■ **Records for the exercise**:
_ _ _
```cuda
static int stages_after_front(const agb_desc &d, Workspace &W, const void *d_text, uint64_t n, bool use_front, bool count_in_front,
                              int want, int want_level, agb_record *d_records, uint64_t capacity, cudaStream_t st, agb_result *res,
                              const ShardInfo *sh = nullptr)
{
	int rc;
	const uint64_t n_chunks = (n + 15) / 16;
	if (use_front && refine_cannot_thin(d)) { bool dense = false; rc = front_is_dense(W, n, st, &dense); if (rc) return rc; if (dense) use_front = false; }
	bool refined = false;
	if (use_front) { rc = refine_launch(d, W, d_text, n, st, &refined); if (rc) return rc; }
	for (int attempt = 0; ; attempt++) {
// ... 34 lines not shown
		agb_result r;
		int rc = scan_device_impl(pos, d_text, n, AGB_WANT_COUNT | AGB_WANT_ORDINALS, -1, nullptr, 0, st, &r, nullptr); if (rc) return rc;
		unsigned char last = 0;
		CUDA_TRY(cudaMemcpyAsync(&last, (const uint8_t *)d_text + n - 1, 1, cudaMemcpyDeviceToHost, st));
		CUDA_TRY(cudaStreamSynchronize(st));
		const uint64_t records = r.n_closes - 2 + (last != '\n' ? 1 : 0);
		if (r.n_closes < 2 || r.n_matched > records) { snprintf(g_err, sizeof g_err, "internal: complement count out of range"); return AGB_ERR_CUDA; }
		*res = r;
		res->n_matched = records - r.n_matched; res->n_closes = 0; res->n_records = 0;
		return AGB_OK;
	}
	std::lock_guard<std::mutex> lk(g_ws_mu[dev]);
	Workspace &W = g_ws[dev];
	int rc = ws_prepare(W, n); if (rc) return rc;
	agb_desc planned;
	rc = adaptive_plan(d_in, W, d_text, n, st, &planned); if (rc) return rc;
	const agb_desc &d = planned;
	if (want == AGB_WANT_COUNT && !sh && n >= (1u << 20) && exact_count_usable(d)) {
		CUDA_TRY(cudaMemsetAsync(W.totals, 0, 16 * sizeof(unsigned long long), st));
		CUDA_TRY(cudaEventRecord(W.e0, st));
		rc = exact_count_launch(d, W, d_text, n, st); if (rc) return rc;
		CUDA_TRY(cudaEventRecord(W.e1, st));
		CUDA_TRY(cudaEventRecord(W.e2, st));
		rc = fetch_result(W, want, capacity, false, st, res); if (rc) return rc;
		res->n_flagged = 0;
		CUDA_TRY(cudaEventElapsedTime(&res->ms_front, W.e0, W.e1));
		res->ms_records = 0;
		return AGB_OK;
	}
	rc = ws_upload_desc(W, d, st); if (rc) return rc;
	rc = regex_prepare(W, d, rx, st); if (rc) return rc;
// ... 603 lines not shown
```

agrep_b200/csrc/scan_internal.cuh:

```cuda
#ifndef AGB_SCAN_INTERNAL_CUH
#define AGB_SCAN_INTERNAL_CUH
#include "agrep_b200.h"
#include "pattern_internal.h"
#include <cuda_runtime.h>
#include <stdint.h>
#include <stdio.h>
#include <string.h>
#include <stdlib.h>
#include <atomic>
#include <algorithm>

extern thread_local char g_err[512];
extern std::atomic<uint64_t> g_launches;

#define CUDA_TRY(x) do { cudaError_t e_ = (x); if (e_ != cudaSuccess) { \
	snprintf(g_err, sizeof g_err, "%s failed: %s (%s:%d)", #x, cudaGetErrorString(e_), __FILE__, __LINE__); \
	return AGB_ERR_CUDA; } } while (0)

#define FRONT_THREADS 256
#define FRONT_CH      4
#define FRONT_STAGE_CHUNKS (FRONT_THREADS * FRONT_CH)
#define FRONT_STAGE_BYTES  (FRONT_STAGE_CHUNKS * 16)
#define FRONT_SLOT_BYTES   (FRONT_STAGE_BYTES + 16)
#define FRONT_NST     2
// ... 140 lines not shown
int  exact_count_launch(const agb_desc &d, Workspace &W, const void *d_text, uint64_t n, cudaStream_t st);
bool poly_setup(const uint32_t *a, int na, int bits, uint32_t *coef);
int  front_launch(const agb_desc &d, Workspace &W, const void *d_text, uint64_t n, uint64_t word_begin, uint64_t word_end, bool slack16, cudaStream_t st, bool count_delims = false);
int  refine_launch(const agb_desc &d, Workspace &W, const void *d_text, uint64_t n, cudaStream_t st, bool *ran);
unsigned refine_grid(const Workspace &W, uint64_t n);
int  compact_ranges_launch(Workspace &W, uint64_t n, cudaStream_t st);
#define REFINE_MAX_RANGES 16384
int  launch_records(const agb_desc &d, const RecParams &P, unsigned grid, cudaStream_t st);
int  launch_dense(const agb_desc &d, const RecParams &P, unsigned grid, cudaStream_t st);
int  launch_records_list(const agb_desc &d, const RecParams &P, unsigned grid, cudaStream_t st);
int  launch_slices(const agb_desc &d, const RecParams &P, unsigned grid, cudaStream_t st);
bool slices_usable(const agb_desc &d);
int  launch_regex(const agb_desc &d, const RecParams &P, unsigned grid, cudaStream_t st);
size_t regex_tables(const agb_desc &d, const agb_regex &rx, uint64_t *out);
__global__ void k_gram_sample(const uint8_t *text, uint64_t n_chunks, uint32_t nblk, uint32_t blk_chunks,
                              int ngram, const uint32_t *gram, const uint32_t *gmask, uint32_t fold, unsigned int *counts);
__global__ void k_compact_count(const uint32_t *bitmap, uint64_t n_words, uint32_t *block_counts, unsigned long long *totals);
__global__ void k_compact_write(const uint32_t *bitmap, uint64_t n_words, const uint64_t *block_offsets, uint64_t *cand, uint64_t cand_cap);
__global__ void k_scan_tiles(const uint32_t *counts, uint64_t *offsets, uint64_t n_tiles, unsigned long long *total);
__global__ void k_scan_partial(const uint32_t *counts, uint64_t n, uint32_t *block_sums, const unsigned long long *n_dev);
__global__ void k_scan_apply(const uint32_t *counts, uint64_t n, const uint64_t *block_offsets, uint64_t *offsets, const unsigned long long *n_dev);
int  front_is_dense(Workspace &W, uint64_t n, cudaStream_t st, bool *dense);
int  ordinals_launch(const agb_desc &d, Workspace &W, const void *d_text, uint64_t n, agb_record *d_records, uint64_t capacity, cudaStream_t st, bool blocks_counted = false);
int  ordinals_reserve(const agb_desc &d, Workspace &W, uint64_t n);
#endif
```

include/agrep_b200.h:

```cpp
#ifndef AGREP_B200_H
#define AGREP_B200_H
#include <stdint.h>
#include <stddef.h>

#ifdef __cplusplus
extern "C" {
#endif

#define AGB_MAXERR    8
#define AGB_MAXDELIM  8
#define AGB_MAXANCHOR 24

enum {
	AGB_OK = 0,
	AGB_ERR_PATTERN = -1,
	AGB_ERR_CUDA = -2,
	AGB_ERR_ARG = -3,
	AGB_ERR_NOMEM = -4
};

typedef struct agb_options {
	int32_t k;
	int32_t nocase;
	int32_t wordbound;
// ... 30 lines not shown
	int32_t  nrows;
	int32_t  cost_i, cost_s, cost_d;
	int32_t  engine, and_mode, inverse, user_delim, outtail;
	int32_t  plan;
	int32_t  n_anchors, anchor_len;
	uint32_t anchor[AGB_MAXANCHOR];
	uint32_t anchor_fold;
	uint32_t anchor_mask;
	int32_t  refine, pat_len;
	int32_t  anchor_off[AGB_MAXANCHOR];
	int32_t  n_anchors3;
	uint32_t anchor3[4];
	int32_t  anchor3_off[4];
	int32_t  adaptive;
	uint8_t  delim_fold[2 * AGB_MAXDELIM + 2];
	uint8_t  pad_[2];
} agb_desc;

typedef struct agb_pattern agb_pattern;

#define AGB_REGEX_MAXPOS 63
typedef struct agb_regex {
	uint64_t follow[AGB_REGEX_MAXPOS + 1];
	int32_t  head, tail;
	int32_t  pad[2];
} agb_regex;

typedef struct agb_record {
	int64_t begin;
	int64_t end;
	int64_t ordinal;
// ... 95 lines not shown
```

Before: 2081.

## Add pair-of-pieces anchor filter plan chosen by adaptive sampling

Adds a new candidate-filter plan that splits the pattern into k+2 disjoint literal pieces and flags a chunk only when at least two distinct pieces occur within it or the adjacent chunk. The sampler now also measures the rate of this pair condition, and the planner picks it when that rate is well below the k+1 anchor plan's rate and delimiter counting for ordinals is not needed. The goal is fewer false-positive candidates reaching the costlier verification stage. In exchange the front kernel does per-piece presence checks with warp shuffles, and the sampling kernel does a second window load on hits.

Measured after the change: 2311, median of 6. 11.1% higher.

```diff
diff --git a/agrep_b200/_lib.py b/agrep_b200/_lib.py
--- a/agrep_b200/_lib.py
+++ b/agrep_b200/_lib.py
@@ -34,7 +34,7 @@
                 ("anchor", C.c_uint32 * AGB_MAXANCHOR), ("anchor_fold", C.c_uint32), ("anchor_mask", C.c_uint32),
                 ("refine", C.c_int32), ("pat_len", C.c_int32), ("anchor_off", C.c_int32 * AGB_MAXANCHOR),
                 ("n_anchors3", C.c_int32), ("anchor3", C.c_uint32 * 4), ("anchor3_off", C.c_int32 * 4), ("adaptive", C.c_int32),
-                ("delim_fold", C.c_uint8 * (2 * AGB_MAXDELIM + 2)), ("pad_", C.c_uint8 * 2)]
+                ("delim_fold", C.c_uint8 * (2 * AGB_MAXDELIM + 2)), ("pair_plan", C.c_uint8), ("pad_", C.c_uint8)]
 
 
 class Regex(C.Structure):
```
_ _ _
■ **Task details**: Pull every line containing "Workspace" from the data.

■ **Response area**:
static int stages_after_front(const agb_desc &d, Workspace &W, const void *d_text, uint64_t n, bool use_front, bool count_in_front,
	Workspace &W = g_ws[dev];
int  exact_count_launch(const agb_desc &d, Workspace &W, const void *d_text, uint64_t n, cudaStream_t st);
int  front_launch(const agb_desc &d, Workspace &W, const void *d_text, uint64_t n, uint64_t word_begin, uint64_t word_end, bool slack16, cudaStream_t st, bool count_delims = false);
int  refine_launch(const agb_desc &d, Workspace &W, const void *d_text, uint64_t n, cudaStream_t st, bool *ran);
unsigned refine_grid(const Workspace &W, uint64_t n);
int  compact_ranges_launch(Workspace &W, uint64_t n, cudaStream_t st);
int  front_is_dense(Workspace &W, uint64_t n, cudaStream_t st, bool *dense);
int  ordinals_launch(const agb_desc &d, Workspace &W, const void *d_text, uint64_t n, agb_record *d_records, uint64_t capacity, cudaStream_t st, bool blocks_counted = false);
int  ordinals_reserve(const agb_desc &d, Workspace &W, uint64_t n);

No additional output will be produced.